So I probably won't do it. Decades ago I did things like the Pennine Way and Offa's Dyke and the Ridgeway and SW Coast Path etc, but not to "DO" them, but just because they were on the way or in the way and bits of them were handy for a while. I walked to Wales many times - it'd take about 5 days - and back then it was as much a part of my routine as my current one-day walks to Salisbury or Andover or Basingstoke etc.

But there is no doubt about it - I am getting totally bored of the empty feeling that comes with having everything that I want - a cosy home with lots of books and music and sofas. And now there's nothing left to do except enjoy them every damn day between now and death. And there is no danger at all, nothing to remind me I am alive. And I do only come alive on long walks. And would come complete alive if I had nothing except my whole life on my back, and nowhere (everywhere) to go/be.

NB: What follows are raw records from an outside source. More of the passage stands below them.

+  const unsigned char* ax_lane = sX + lrow * XS;
+  int sw[4];
+#pragma unroll
+  for (int q = 0; q < 4; ++q) sw[q] = ((q * 4 + lgrp) ^ lrow) << 4;
+  f32x4_t acc2[MT][NT];
+#pragma unroll
+  for (int i = 0; i < MT; ++i)
+#pragma unroll
+    for (int j = 0; j < NT; ++j) acc2[i][j] = f32x4_t{0.f, 0.f, 0.f, 0.f};
+#pragma unroll
+  for (int g = 0; g < P0; ++g) {
+    load_piece(ring[(g + AHEAD) & 3], g + AHEAD);
+    tail_mma<T, MT, NT, FP>(acc2, ring[g & 3], ax_lane, XS, g * FP, sw);
+  }
+  auto residual_rows = [&](f32x4_t (&acc)[MT][NT], const float (&bias_v)[NT]) {
+    __syncthreads();
+#pragma unroll
+    for (int i = 0; i < MT; ++i)
+#pragma unroll
+      for (int j = 0; j < NT; ++j)
+#pragma unroll
+        for (int e = 0; e < 4; ++e) {
+          const float v = acc[i][j][e] + bias_v[j];
+          xres[i][j][e] = v + xres[i][j][e];
+          *reinterpret_cast<float*>(sX + (i * 16 + lgrp * 4 + e) * XS + (wave * WN + j * 16 + lrow) * 4) = xres[i][j][e];
+          acc[i][j][e] = 0.f;
+        }
+    __syncthreads();
+  };
+  residual_rows(acc2, bo_v);
+  for (int row = wave; row < R; row += 8) {
+    unsigned char* xr = sX + row * XS;
+    layernorm_row<2>(reinterpret_cast<const float4*>(xr), p.ln_g, p.ln_b, D / 4, D, p.eps, lane, [&](int idx, float (&o)[4]) {
+      uint2 pk;
+      pk.x = Elem<TH>::pack2(o[0], o[1]);
+      pk.y = Elem<TH>::pack2(o[2], o[3]);
+      *reinterpret_cast<uint2*>(xr + (((idx >> 1) ^ (row & 15)) << 4) + (idx & 1) * 8) = pk;
+    });
+  }
+  __syncthreads();
+
+#pragma unroll UNR
+  for (int c = 0; c < NCH; ++c) {
+    float b1_v[NT1];
+#pragma unroll
+    for (int j = 0; j < NT1; ++j) b1_v[j] = p.b1[c * HC + wave * WN1 + j * 16 + lrow];
+    f32x4_t acc1[MT][NT1];
+#pragma unroll
+    for (int i = 0; i < MT; ++i)
+#pragma unroll
+      for (int j = 0; j < NT1; ++j) acc1[i][j] = f32x4_t{0.f, 0.f, 0.f, 0.f};
+    unsigned char* hbuf = sH + (c & 1) * HB;
+#pragma unroll
+    for (int r = 0; r < PPC; ++r) {
+      constexpr int S0 = P0 & 3;
+      if (r + AHEAD < PPC) load_mlp(ring[(S0 + r + AHEAD) & 3], c, r + AHEAD);
+      else if (c + 1 < NCH) load_mlp(ring[(S0 + r + AHEAD) & 3], c + 1, r + AHEAD - PPC);
+      if (r < P1) {
+        tail_mma<T, MT, NT1, FP>(acc1, ring[(S0 + r) & 3], ax_lane, XS, r * FP, sw);
+      } else {
+        tail_mma<T, MT, NT, FP>(acc2, ring[(S0 + r) & 3], hbuf + lrow * HS, HS, (r - P1) * FP, sw);
+      }
+      if (r == P1 - 1) {
+#pragma unroll
+        for (int i = 0; i < MT; ++i)
+#pragma unroll
+          for (int j = 0; j < NT1; ++j)
+#pragma unroll
+            for (int e = 0; e < 4; ++e) {
+              float v = apply_act<CFT_ACT_GELU>(acc1[i][j][e] + b1_v[j]);
+              asm volatile("" : "+v"(v));
+              const int row = i * 16 + lgrp * 4 + e, col = wave * WN1 + j * 16 + lrow;
+              *reinterpret_cast<uint16_t*>(hbuf + row * HS + (((col >> 3) ^ (row & 15)) << 4) + (col & 7) * 2) = (uint16_t)Elem<TH>::pack2(v, 0.0f);
+            }
+        __syncthreads();
+      }
+    }
+  }
+  residual_rows(acc2, b2_v);
+  constexpr int VPR = D / 4;
+  for (int idx = tid; idx < R * VPR; idx += 512) {
+    const int row = idx / VPR, v4 = idx % VPR;
+    if (m0 + row < p.rows)
+      reinterpret_cast<float4*>(p.x + (m0 + row) * D)[v4] = reinterpret_cast<const float4*>(sX + row * XS)[v4];
+  }
+  if (p.y_next != nullptr) {
+    for (int row = wave; row < R; row += 8) {
+      const long m = m0 + row;
+      if (m >= p.rows) break;
+      layernorm_row<2>(reinterpret_cast<const float4*>(sX + row * XS), p.next_g, p.next_b, D / 4, D, p.next_eps, lane,
+                       [&](int idx, float (&o)[4]) { layernorm_store(p.y_next, m, D, idx, o, p.y_next_dtype); });
+    }
+  }
+}
+
+extern "C" int cft_block_tail_rows(int d) { return (d == 256 || d == 512) ? 32 : 0; }
+
+extern "C" int cft_block_tail_ok(long rows, int d, int hidden, int k_o, int ld_att, int dtype) {
+  if (dtype != CFT_BF16 && dtype != CFT_F16) return 0;
+  if (cft_block_tail_rows(d) == 0 || hidden != 4 * d || k_o != d) return 0;
+  if (ld_att < d || ld_att % 8 != 0) return 0;
+  if (rows <= 0 || (rows + 31) / 32 >= (1L << 31)) return 0;
+  return 1;
+}
+
+template <typename T, int D, int R, int HC, int FP>
+static int launch_tail(const TailParams& p, hipStream_t stream) {
+  constexpr int LDS = R * D * 4 + 2 * R * HC * 2;
+  static_assert(LDS <= 160 * 1024, "LDS");
+  cft_allow_lds<block_tail_kernel<T, D, R, HC, FP>>(LDS);
+  hipLaunchKernelGGL((block_tail_kernel<T, D, R, HC, FP>), dim3((unsigned)((p.rows + R - 1) / R)), dim3(512), LDS, stream, p);
+  return cft_check_launch("block_tail_kernel");
+}
+
+extern "C" int cft_block_tail(const void* att, int ld_att, float* x, const void* wo, const float* bo, const float* ln_g, const float* ln_b,
+                              const void* w1, const float* b1, const void* w2, const float* b2,
+                              const float* next_g, const float* next_b, void* y_next, int y_next_dtype,
+                              long rows, int d, int hidden, int k_o, float eps, float next_eps, int dtype, void* stream) {
+  CFT_REQUIRE(cft_block_tail_ok(rows, d, hidden, k_o, ld_att, dtype), "cft_block_tail: shape not eligible (bf16 / fp16, d in {256, 512}, hidden == 4 d, k_o == d, ld_att >= d)");
+  CFT_REQUIRE(att && x && wo && bo && ln_g && ln_b && w1 && b1 && w2 && b2, "cft_block_tail: null pointer");
+  CFT_REQUIRE(y_next == nullptr || (next_g && next_b && cft_is_dtype(y_next_dtype)), "cft_block_tail: y_next needs next_g / next_b and a dtype");
+  CFT_REQUIRE(((uintptr_t)att | (uintptr_t)x | (uintptr_t)wo | (uintptr_t)w1 | (uintptr_t)w2 | (uintptr_t)y_next | (uintptr_t)ln_g | (uintptr_t)ln_b |
+               (uintptr_t)next_g | (uintptr_t)next_b) % 16 == 0, "cft_block_tail: pointers must be 16-byte aligned");
+  TailParams p;
+  p.att = (const unsigned char*)att; p.ld_att = ld_att; p.x = x;
+  p.wo = (const unsigned char*)wo; p.w1 = (const unsigned char*)w1; p.w2 = (const unsigned char*)w2;
+  p.bo = bo; p.b1 = b1; p.b2 = b2; p.ln_g = ln_g; p.ln_b = ln_b; p.next_g = next_g; p.next_b = next_b;
+  p.y_next = (unsigned char*)y_next; p.y_next_dtype = y_next_dtype;
+  p.rows = rows; p.eps = eps; p.next_eps = next_eps;
+  hipStream_t s = as_stream(stream);
+  if (d == 256) {
+    if (dtype == CFT_BF16) return launch_tail<uint16_t, 256, 32, 256, 8>(p, s);
+    return launch_tail<f16_t, 256, 32, 256, 8>(p, s);
+  }
+  if (dtype == CFT_BF16) return launch_tail<uint16_t, 512, 32, 128, 4>(p, s);
+  return launch_tail<f16_t, 512, 32, 128, 4>(p, s);
+}
diff --git a/multispectral-object-detection_amd/csrc/pointwise.hip b/multispectral-object-detection_amd/csrc/pointwise.hip
--- a/multispectral-object-detection_amd/csrc/pointwise.hip
+++ b/multispectral-object-detection_amd/csrc/pointwise.hip
@@ -384,49 +384,8 @@
   const int lane = threadIdx.x & 63;
   const long row = (long)blockIdx.x * 4 + (threadIdx.x >> 6);
   if (row >= rows) return;
-  const int nv = C >> 2;
   const float4* xr = reinterpret_cast<const float4*>(x + row * C);
-  float4 v[MAXV];
-  float s = 0.f;
-#pragma unroll
-  for (int k = 0; k < MAXV; ++k) {
-    const int idx = lane + k * 64;
-    v[k] = idx < nv ? xr[idx] : make_float4(0.f, 0.f, 0.f, 0.f);
-    s += v[k].x + v[k].y + v[k].z + v[k].w;
-  }
-#pragma unroll
-  for (int o = 32; o > 0; o >>= 1) s += __shfl_xor(s, o);
-  const float mean = s / (float)C;
-  float q = 0.f;
-#pragma unroll
-  for (int k = 0; k < MAXV; ++k) {
-    const int idx = lane + k * 64;
-    if (idx < nv) {
-      const float a = v[k].x - mean, b = v[k].y - mean, c = v[k].z - mean, d = v[k].w - mean;
-      q += a * a + b * b + c * c + d * d;
-    }
-  }
-#pragma unroll
-  for (int o = 32; o > 0; o >>= 1) q += __shfl_xor(q, o);
-  const float rstd = rsqrtf(q / (float)C + eps);
-#pragma unroll
-  for (int k = 0; k < MAXV; ++k) {
-    const int idx = lane + k * 64;
-    if (idx < nv) {
-      const float4 gm = reinterpret_cast<const float4*>(gamma)[idx];
-      const float4 bt = reinterpret_cast<const float4*>(beta)[idx];
-      float o[4] = {(v[k].x - mean) * rstd * gm.x + bt.x, (v[k].y - mean) * rstd * gm.y + bt.y,
-                    (v[k].z - mean) * rstd * gm.z + bt.z, (v[k].w - mean) * rstd * gm.w + bt.w};
-      if (out_dtype == CFT_F32) {
-        *reinterpret_cast<float4*>(y + (row * C + idx * 4L) * 4) = *reinterpret_cast<float4*>(o);
-      } else {
-        uint2 pk;
-        if (out_dtype == CFT_BF16) { pk.x = pack_bf16x2(o[0], o[1]); pk.y = pack_bf16x2(o[2], o[3]); }
-        else { pk.x = pack_f16x2(o[0], o[1]); pk.y = pack_f16x2(o[2], o[3]); }
-        *reinterpret_cast<uint2*>(y + (row * C + idx * 4L) * 2) = pk;
-      }
-    }
-  }
+  layernorm_row<MAXV>(xr, gamma, beta, C >> 2, C, eps, lane, [&](int idx, float (&o)[4]) { layernorm_store(y, row, C, idx, o, out_dtype); });
 }
 
 template <int MAXV>
diff --git a/multispectral-object-detection_amd/models/common.py b/multispectral-object-detection_amd/models/common.py
--- a/multispectral-object-detection_amd/models/common.py
+++ b/multispectral-object-detection_amd/models/common.py
@@ -424,13 +424,16 @@
         out.flops_per_row = 2.0 * d * h * dk
         return qkv, out, dkp
 
+    def attend(self, x, ntok=128):
+        qkv_w, out_w, dkp = self._packed(x.dtype, x.device)
+        qkv = ops.linear(x, qkv_w)
+        att = ops.attention(qkv, x.shape[0] // ntok, self.h, self.d_k, dkp, pdrop=self.attn_drop.p if self.training else 0.0, T=ntok)
+        return att, out_w
+
     def forward(self, x, attention_mask=None, attention_weights=None, residual=None, splitk=False, ntok=128):
         if attention_mask is not None or attention_weights is not None:
             raise NotImplementedError("attention_mask / attention_weights are unused by GPT (reference :497-500)")
-        qkv_w, out_w, dkp = self._packed(x.dtype, x.device)
-        B = x.shape[0] // ntok
-        qkv = ops.linear(x, qkv_w)
-        att = ops.attention(qkv, B, self.h, self.d_k, dkp, pdrop=self.attn_drop.p if self.training else 0.0, T=ntok)
+        att, out_w = self.attend(x, ntok)
         if self.training and self.resid_drop.p > 0 and residual is not None:
             proj = ops.linear(att, out_w, out_dtype=torch.float32)
             ops.dropout_(proj, self.resid_drop.p)
@@ -466,7 +469,34 @@
 
     splitk = True
 
+    def tail_ok(self, x, compute_dtype):
+        if not (ops.CFT_TAIL and not self.training and x.is_cuda and x.shape[0] >= ops.CFT_TAIL_MIN_ROWS and x.shape[1] in ops.CFT_TAIL_WIDTHS):
+            return False
+        fc1, fc2, _ = self._packed(compute_dtype, x.device)
+        out_w = self.sa._packed(compute_dtype, x.device)[1]
+        if not ops.block_tail_ok(x.shape[0], x.shape[1], out_w, fc1, fc2, compute_dtype):
+            return False
+        return not self.splitk or (ops.splitk_choice(x.shape[0], out_w, compute_dtype) == 1 and ops.splitk_choice(x.shape[0], fc2, compute_dtype) == 1)
+
     def forward(self, x, compute_dtype=torch.bfloat16, pending=None, ntok=128):
+        return self.run(x, compute_dtype, pending, ntok)[0]
+
+    def run(self, x, compute_dtype=torch.bfloat16, pending=None, ntok=128, y_in=None, next_ln=None):
+        if self.tail_ok(x, compute_dtype):
+            fc1, fc2, ln = self._packed(compute_dtype, x.device)
+            if y_in is None:
+                y_in = (ops.layernorm(x, ln[0], ln[1], compute_dtype, self.ln_input.eps) if pending is None else
+                        ops.layernorm_reduce(x, pending, ln[0], ln[1], compute_dtype, self.ln_input.eps))
+            att, out_w = self.sa.attend(y_in, ntok)
+            g, b, eps, dt = next_ln if next_ln is not None else (None, None, 1e-5, None)
+            return None, ops.block_tail(att, x, out_w, ln[2], ln[3], fc1, fc2, g, b, dt, self.ln_output.eps, eps)
+        return self._run_unfused(x, compute_dtype, pending, ntok, y_in), None
+
+    def ln_input_args(self, compute_dtype, device):
+        ln = self._packed(compute_dtype, device)[2]
+        return ln[0], ln[1], self.ln_input.eps, compute_dtype
+
+    def _run_unfused(self, x, compute_dtype, pending, ntok, y_in=None):
         fc1, fc2, ln = self._packed(compute_dtype, x.device)
         split = self.splitk and not self.training and x.is_cuda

Nothing I have is worth having. Here's a reminder - yesterday I did nothing and went nowhere and I downloaded a bit of music and tried to add it to one of my dozens of one-terabyte external storage thingies, except the thingy had bust. It was nearly full anyway and had maybe just got too fat and lazy and depressed and lost the point of living and decided to die. I get it.

I might be wrong, but here's how my maths works. That thingy was full of just music, no photos or videos etc. If the average album is 100 MB, so there's ten albums in a GB, and 1000x10 = 10,000 albums on a full 1 TB thingy. Indeed, because I download things at a very low bitrate, an average album is about 30 MB, so that trebles the number of albums on the thing - so I've just lost thirty thousand albums.

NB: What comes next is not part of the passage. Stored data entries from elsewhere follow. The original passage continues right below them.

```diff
@@ -104,13 +109,31 @@
                            const NodeWords &nw) {
   pl::Coarse &cs = c->coarse;
   const int64_t n_flat = c->cond_use ? c->N - c->n_cond : c->N;
-  hipLaunchKernelGGL((pl::k_pcg_direction_flat<PT, RT, TM>), dim3((unsigned)((3 * n_flat + pl::kBlock - 1) / pl::kBlock)),
-                     dim3(pl::kBlock), 0, c->stream, n_flat, cs.tile_of_node.p, r, cs.dinv32, c->xyz.p, cs.agg_of_tile.p,
-                     cs.cen.p, cs.yc, cs.tile_level ? (const double *)cs.yt : (const double *)nullptr, c->fixedbits.p, p, x,
-                     cur, nxt, c->hist.p, hist_slot, cs.rc, cs.ncp,
-                     c->cond_use ? (const int32_t *)c->ckeep.p : (const int32_t *)nullptr, cs.cm,
-                     c->dist.active ? (const uint8_t *)c->sharedbits.p : (const uint8_t *)nullptr, nw.rel32, nw.nword, nw.dtab,
-                     nw.rscale);
+  auto go = [&](auto arms, auto dt, auto yt, auto keep, auto sh) {
+    hipLaunchKernelGGL((pl::k_pcg_direction_flat<PT, RT, TM, decltype(arms)::value, decltype(dt)::value, decltype(yt)::value,
+                                                 decltype(keep)::value, decltype(sh)::value>),
+                       dim3((unsigned)((3 * n_flat + pl::kBlock - 1) / pl::kBlock)), dim3(pl::kBlock), 0, c->stream, n_flat,
+                       cs.tile_of_node.p, r, cs.dinv32, c->xyz.p, cs.agg_of_tile.p, cs.cen.p, cs.yc,
+                       cs.tile_level ? (const double *)cs.yt : (const double *)nullptr, c->fixedbits.p, p, x, cur, nxt,
+                       c->hist.p, hist_slot, cs.rc, cs.ncp,
+                       c->cond_use ? (const int32_t *)c->ckeep.p : (const int32_t *)nullptr, cs.cm,
+                       c->dist.active ? (const uint8_t *)c->sharedbits.p : (const uint8_t *)nullptr, nw.rel32, nw.nword,
+                       nw.dtab, nw.rscale);
+  };
+  auto with_arms = [&](auto &&f) {
+    if (nw.rscale != 0.0) f(Int<pl::kArmsBytes>{});
+    else if (nw.rel32) f(Int<pl::kArmsRel32>{});
+    else f(Int<pl::kArmsXyz>{});
+  };
+  with_arms([&](auto arms) {
+    with_flag(nw.dtab != nullptr, [&](auto dt) {
+      with_flag(cs.tile_level, [&](auto yt) {
+        with_flag(c->cond_use, [&](auto keep) {
+          with_flag(c->dist.active, [&](auto sh) { go(arms, dt, yt, keep, sh); });
+        });
+      });
+    });
+  });
 }
 
 template <typename PT, typename RT>
@@ -126,9 +149,14 @@
       return fail(PL_ERR_HIP, "RCCL all-reduce of the coarse residual failed");
   }
   pl::coarse_apply(cs, cs.rc, cs.tv, cs.yc, cur + pl::S_RZ_NEW * pl::kSlots, cs.rc + cs.ncp + pl::kSlots, c->stream);
-  if (!useL && sizeof(PT) == 8)
-    with_tile_modes(c, [&](auto tm) { launch_direction_flat(c, tm, p, x, (const RT *)r, cur, nxt, hist_slot, nw); });
-  else
+  bool flat = false;
+  if constexpr (sizeof(PT) == 8) {
+    if (!useL) {
+      flat = true;
+      with_tile_modes(c, [&](auto tm) { launch_direction_flat(c, tm, p, x, (const RT *)r, cur, nxt, hist_slot, nw); });
+    }
+  }
+  if (!flat)
     with_tail_variant(c, [&](auto tm, auto multi, auto local) {
       launch_direction_coarse(c, tm, multi, local, p, x, (const RT *)r, cur, nxt, hist_slot, nw);
     });
```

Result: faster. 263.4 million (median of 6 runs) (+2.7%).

Christ - how would that have sounded fifty years ago - losing thirty thousand albums (LPs). It'd've been a life-changing disaster, like losing your home to a fire. But yesterday it felt like nothing at all - it's nothing at all to any of us - none of it means anything. I still have about half a million other albums stuck inside little placky boxes.

A while ago I wanted to paint a sea cliff. I have books of photos of that stuff. I tried to find them. In the meantime I found books about ancient Egyptians, about physics, about Latin, about Russian literature etc etc - how the hell had I got that stuff - I've had several destroy-everything scorched-earth destructions of ALL my books during my lifetime, the most recent one wasn't that long ago - so how had I managed to acquire so many books since then ? - and instantly to have forgotten that I'd got them.

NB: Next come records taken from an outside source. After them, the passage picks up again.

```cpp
struct ZraDecFrame {
  uint32_t blkPos, produced, done;
  uint32_t hufValid, hufMaxBits, hufNSym, hufX2;
  uint32_t llValid, mlValid, ofValid, llLog, mlLog, ofLog, ofShare;
  uint32_t rep[3];
  uint32_t fcsLo, fcsHi, fcsHave, hasChecksum, bigWindow;
  uint32_t bpos, bsize, blast;
  uint32_t litKind, litRegen, litArg;
  uint32_t litStreams, streamOff[4], streamLen[4];
  uint32_t hufErr, lateErr;
  uint32_t nbSeq, seqPos, longMode;
  uint64_t litBase, seqBase;
  uint32_t chainErr, nSeqValid, seqOut, seqLit, truncated;
  uint32_t repOut[3];
  uint32_t nBlk, endPos, parseTrunc, pad1_;
  alignas(8) uint8_t weights[256];
  alignas(8) uint16_t hufStart[256];
};
#define ZRA_REP_MARK_LO 0x0C000000u
#define ZRA_REP_MARK(k) (ZRA_REP_MARK_LO + ((uint32_t)(k) << 24) + 0x00800000u)
#define ZRA_FMB_BLOCK (128u << 10)

struct ZraRaPiece { uint64_t dstOff; uint32_t srcOff, len; };

struct ZraDecodeArgs {
  const uint8_t* body;
  uint64_t bodySize;
  const uint64_t* frameOff;
  uint32_t offStride;
  uint8_t* out;
  const uint64_t* outOff;
  const uint32_t* outCap;
  uint32_t nFrames;
  const uint32_t* limit;
  const uint32_t* pieceBase;
  const ZraRaPiece* pieces;
  uint8_t* raOut;
  const uint32_t* active;
  uint32_t nActive;
  const uint32_t* nActivePtr;
  uint32_t round;
  uint32_t* counters;
  uint32_t* nextActive;
  uint32_t* pending;
  uint32_t* hufJobs;
  ZraDecFrame* frames;
  uint32_t* tables;
  uint8_t* lits; uint64_t litCap;
  uint64_t* seqs; uint64_t seqCap;
  uint32_t* status;
  uint32_t* produced;
  uint32_t* frameMeta;
  uint32_t debugSkip;
  uint32_t bpf;
  ZraDecFrame* blkRecs;
  uint32_t* blkTables;
  uint32_t* execList;
};
#define ZRA_DC_QPARSE 0
#define ZRA_DC_QCHAIN 1
#define ZRA_DC_QEXEC 2
#define ZRA_DC_NPENDING 3
#define ZRA_DC_NNEXT 4
#define ZRA_DC_NHUF 5
#define ZRA_DC_QHUF 10
#define ZRA_DC_LITCUR 6
#define ZRA_DC_SEQCUR 8
#define ZRA_DC_NEXEC 11
#define ZRA_DC_QEXECALL 12
#define ZRA_DC_WORDS 16

struct ZraEncParams {
  uint32_t windowLog, chainLog, hashLog, searchLog, minMatch, targetLength, strategy;
  uint32_t blockSize;
};

#define ZRA_OPT_NUM 4096u
struct ZraOptCell { int32_t price; uint32_t off, mlen, litlen, rep[3]; };
struct ZraOptMatch { uint32_t off, len; };
struct ZraOptState {
  uint32_t litFreq[256], litLengthFreq[36], matchLengthFreq[53], offCodeFreq[32];
  uint32_t litSum, litLengthSum, matchLengthSum, offCodeSum;
  uint32_t litSumBasePrice, litLengthSumBasePrice, matchLengthSumBasePrice, offCodeSumBasePrice;
  uint32_t predef, pad;
  ZraOptCell table[ZRA_OPT_NUM + 1];
  ZraOptMatch matches[ZRA_OPT_NUM + 1];
};

struct ZraFseCTable {
// ... 102 lines not shown
```

Before: 20.36.

## Store decode FSE tables as packed 16-bit cells in global memory

The parse stage now writes FSE decode tables to global memory as packed 16-bit cells (code plus a width/base encoding) instead of 32-bit stage words. The chain kernels read these cells directly, and the LDS chain variant copies a job's tables with plain 16-byte copies rather than repacking each entry on load. This halves table storage and global traffic and removes per-load conversion work. In exchange, the non-LDS path has to decode width and base with clz arithmetic on every symbol.

```diff
diff --git a/zra_amd/csrc/zra_cell.h b/zra_amd/csrc/zra_cell.h
--- /dev/null
+++ b/zra_amd/csrc/zra_cell.h
@@ -0,0 +1,22 @@
+#pragma once
+#include <stdint.h>
+
+#if defined(__HIPCC__) || defined(__CUDACC__)
+#define ZRA_CELL_FN __host__ __device__ __forceinline__
+#else
+#define ZRA_CELL_FN inline
+#endif
+
+ZRA_CELL_FN uint32_t zra_cell_pack(uint32_t code, uint32_t width, uint32_t base, uint32_t tableLog) {
+  return (code & 63u) | (((1u << (tableLog - width)) | (base >> width)) << 6);
+}
+ZRA_CELL_FN uint32_t zra_cell_from_stage(uint32_t x, uint32_t tableLog) {
+  const uint32_t w = (x >> 16) & 0xFu;
+  return zra_cell_pack(x, w < tableLog ? w : tableLog, x >> 20, tableLog);
+}
+ZRA_CELL_FN uint32_t zra_cell_code(uint32_t e) { return e & 63u; }
+ZRA_CELL_FN uint32_t zra_cell_width(uint32_t e, uint32_t tableLog) { return tableLog - (31u - (uint32_t)__builtin_clz(e >> 6)); }
+ZRA_CELL_FN uint32_t zra_cell_base(uint32_t e, uint32_t tableLog) {
+  const uint32_t v = e >> 6, hb = 31u - (uint32_t)__builtin_clz(v);
+  return (v ^ (1u << hb)) << (tableLog - hb);
+}
diff --git a/zra_amd/csrc/zra_decode.hip b/zra_amd/csrc/zra_decode.hip
--- a/zra_amd/csrc/zra_decode.hip
+++ b/zra_amd/csrc/zra_decode.hip
@@ -1,5 +1,6 @@
 #include "zra_dev.h"
 #include "zra_kernels.h"
+#include "zra_cell.h"
 
 using namespace zra_dev;
 
@@ -759,7 +760,7 @@
       PPROF(10)
       const u32 nbSeq = S.nbSeq, regen = S.litRegen;
       const size_t jb = ALL ? (size_t)j * a.bpf + nBlk : (size_t)j;
-      u32* const T = ALL ? a.blkTables + jb * ZRA_DEC_TBL_WORDS : a.tables + (size_t)j * ZRA_DEC_TBL_WORDS;
+      u16* const T = ALL ? a.blkTables + jb * ZRA_DEC_TBL_CELLS : a.tables + (size_t)j * ZRA_DEC_TBL_CELLS;
       if (S.seqTables) {
         for (int kind = 0; kind < 3; kind++) {
           const int k = kind == 0 ? 0 : kind == 1 ? 2 : 1;
@@ -775,18 +776,26 @@
           PPROF(11)
           if (S.lateErr) break;
           const u32 tl = S.tl, ms = S.ms;
-          u32* const G = T + (k == 0 ? ZRA_DEC_TBL_LL : k == 1 ? ZRA_DEC_TBL_ML : ZRA_DEC_TBL_OF);
+          u32* const G = (u32*)(T + (k == 0 ? ZRA_DEC_TBL_LL : k == 1 ? ZRA_DEC_TBL_ML : ZRA_DEC_TBL_OF));
           if (mode == 1) {
             if (lane == 0) {
-              if (k == 2) { G[0] = mk_cell(ms, ms, 0, 0); S.ofShare = (ms > 22) ? 256u : 0u; }
-              else G[0] = mk_cell(ms, k == 0 ? c_ll_bits[ms] : c_ml_bits[ms], 0, 0);
-              if (FUSED) { u32* const GL = ldsT + (k == 0 ? ZRA_LDS_TBL_LL : k == 1 ? ZRA_LDS_TBL_ML : ZRA_LDS_TBL_OF); GL[0] = G[0]; if (k != 2) GL[1] = k == 0 ? c_ll_base[ms] : c_ml_base[ms]; }
+              const u32 c = k == 2 ? mk_cell(ms, ms, 0, 0) : mk_cell(ms, k == 0 ? c_ll_bits[ms] : c_ml_bits[ms], 0, 0);
+              if (k == 2) S.ofShare = (ms > 22) ? 256u : 0u;
+              if (!FUSED) G[0] = zra_cell_from_stage(c, 0);
+              if (FUSED) { u32* const GL = ldsT + (k == 0 ? ZRA_LDS_TBL_LL : k == 1 ? ZRA_LDS_TBL_ML : ZRA_LDS_TBL_OF); GL[0] = c; if (k != 2) GL[1] = k == 0 ? c_ll_base[ms] : c_ml_base[ms]; }
             }
           } else if (mode != 3) {
             build_fse_dtable(S.stage, S.norm, ms, tl, k, S.spread, (u64*)S.w0, S.wnext, lane);
             wsync();
             const u32 words = (k == 2 ? 1u : 2u) << tl;
-            if (!FUSED) for (u32 i = lane; i < (1u << tl); i += DEC_THREADS) G[i] = S.stage[k == 2 ? i : 2 * i];
+            if (!FUSED) {
+              const u32 cells = 1u << tl, st = k == 2 ? 1u : 2u;
+              for (u32 i = lane; 2 * i < cells; i += DEC_THREADS) {
+                const u32 c0 = zra_cell_from_stage(S.stage[st * (2 * i)], tl);
+                const u32 c1 = 2 * i + 1 < cells ? zra_cell_from_stage(S.stage[st * (2 * i + 1)], tl) : 0u;
+                G[i] = c0 | (c1 << 16);
+              }
+            }
             if (FUSED) { u32* const GL = ldsT + (k == 0 ? ZRA_LDS_TBL_LL : k == 1 ? ZRA_LDS_TBL_ML : ZRA_LDS_TBL_OF); for (u32 i = lane; i < words; i += DEC_THREADS) GL[i] = S.stage[i]; }
             if (k == 2) {
               u32 cnt = 0;
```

I thought I was a Marie Kondo disciple, I really did. I'm not even on my deathbed yet and already I'm regretting owning all this stuff, having devoted so many hours to getting it, then worrying about storing it and keeping it safe. Early this morning I watched a documentary about Ranulph Fiennes. At one point there was footage of him and a couple of others stuck in the middle of the North or South Pole and realising that they were dragging along too much stuff, they were too weak to bring all that weight with them to wherever they were going, so they were arguing over what to jettison.

It turned out that they'd been dragging-along spare this and spare that and enough food for a century and blah blah and they ditched it, even the spare battery for the radio which they'd had "just in case", and you can understand why, and then looking at it in the snow as the three of them walked away from it, you couldn't understand why.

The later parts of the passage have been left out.